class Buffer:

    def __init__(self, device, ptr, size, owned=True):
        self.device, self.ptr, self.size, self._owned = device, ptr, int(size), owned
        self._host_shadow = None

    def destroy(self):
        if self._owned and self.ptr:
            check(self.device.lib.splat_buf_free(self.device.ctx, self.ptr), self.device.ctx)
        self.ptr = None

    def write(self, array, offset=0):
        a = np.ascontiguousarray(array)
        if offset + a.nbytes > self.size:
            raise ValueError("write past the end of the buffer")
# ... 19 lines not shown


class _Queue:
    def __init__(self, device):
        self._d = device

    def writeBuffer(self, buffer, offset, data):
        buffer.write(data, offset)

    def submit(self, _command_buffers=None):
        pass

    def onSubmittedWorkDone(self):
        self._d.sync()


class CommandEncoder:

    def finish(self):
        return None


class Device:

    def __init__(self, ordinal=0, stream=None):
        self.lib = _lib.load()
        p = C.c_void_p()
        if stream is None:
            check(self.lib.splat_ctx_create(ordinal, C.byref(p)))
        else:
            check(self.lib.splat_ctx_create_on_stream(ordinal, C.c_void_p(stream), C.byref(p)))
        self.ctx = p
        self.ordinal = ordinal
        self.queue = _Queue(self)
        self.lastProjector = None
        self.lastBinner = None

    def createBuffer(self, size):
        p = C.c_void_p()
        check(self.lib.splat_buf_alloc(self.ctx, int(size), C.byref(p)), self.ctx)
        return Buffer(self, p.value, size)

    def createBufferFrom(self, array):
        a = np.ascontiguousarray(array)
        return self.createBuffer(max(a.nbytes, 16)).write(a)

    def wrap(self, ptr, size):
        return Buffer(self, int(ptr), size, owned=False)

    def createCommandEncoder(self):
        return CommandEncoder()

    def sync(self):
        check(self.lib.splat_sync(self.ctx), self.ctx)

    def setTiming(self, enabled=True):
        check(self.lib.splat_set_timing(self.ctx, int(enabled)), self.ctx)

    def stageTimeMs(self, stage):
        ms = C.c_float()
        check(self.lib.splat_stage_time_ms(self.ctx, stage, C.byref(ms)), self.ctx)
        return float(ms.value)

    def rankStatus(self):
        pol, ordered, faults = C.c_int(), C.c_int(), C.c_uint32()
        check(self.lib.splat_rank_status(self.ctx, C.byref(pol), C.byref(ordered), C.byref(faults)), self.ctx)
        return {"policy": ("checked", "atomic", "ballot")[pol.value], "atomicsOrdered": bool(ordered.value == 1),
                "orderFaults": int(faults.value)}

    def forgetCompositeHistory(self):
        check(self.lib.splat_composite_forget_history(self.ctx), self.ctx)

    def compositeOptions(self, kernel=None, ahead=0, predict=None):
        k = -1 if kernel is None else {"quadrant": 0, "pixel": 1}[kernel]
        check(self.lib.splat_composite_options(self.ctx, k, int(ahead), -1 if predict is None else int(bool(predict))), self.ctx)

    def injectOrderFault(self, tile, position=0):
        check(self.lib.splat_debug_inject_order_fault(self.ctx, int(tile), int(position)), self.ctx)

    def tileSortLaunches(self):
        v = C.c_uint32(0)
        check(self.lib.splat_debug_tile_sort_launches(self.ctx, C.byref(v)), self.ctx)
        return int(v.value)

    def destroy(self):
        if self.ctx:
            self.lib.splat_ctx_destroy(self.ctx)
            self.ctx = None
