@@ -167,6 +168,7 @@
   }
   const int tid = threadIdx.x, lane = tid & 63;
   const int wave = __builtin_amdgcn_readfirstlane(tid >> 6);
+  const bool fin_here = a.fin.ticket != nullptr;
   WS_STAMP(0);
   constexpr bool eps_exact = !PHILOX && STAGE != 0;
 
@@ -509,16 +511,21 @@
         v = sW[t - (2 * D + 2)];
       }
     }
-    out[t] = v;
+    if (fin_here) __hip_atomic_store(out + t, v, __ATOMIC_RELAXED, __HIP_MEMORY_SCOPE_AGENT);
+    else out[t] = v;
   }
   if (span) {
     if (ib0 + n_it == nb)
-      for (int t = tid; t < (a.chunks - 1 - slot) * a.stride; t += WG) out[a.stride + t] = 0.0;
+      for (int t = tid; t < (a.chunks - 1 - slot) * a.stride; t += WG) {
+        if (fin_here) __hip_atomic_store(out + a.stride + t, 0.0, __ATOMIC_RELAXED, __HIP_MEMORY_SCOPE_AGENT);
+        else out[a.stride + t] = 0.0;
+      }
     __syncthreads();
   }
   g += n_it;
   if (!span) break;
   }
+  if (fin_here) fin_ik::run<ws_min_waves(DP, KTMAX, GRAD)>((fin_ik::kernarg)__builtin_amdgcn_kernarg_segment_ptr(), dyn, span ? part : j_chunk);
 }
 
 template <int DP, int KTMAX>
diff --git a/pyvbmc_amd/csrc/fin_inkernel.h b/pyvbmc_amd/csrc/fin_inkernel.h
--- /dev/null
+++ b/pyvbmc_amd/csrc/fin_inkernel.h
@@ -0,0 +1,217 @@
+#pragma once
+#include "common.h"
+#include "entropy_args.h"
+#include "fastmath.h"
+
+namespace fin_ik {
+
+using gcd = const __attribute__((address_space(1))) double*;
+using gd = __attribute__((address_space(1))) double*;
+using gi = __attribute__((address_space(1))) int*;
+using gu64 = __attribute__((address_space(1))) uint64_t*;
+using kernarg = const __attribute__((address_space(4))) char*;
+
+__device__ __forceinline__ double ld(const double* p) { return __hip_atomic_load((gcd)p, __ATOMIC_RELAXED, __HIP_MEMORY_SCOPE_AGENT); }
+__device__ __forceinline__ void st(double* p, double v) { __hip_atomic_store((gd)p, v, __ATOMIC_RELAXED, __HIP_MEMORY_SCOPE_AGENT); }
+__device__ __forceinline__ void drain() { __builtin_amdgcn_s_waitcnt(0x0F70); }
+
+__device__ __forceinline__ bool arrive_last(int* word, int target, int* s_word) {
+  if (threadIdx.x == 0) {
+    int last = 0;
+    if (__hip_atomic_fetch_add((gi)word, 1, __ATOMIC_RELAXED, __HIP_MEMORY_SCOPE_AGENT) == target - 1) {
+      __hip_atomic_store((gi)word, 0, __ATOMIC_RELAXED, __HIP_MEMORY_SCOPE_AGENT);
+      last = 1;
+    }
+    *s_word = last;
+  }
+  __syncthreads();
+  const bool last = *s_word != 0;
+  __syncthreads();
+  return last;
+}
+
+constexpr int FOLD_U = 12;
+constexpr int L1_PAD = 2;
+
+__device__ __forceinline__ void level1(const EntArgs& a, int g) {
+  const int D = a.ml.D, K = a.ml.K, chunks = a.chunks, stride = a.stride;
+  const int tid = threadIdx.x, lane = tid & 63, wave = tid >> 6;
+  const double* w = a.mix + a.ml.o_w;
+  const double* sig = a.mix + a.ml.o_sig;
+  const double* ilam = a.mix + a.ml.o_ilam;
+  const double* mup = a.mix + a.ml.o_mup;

**Work item**.
Write out every line of the listing that holds the word "predict".

**Reply**.
    def compositeOptions(self, kernel=None, ahead=0, predict=None):
        check(self.lib.splat_composite_options(self.ctx, k, int(ahead), -1 if predict is None else int(bool(predict))), self.ctx)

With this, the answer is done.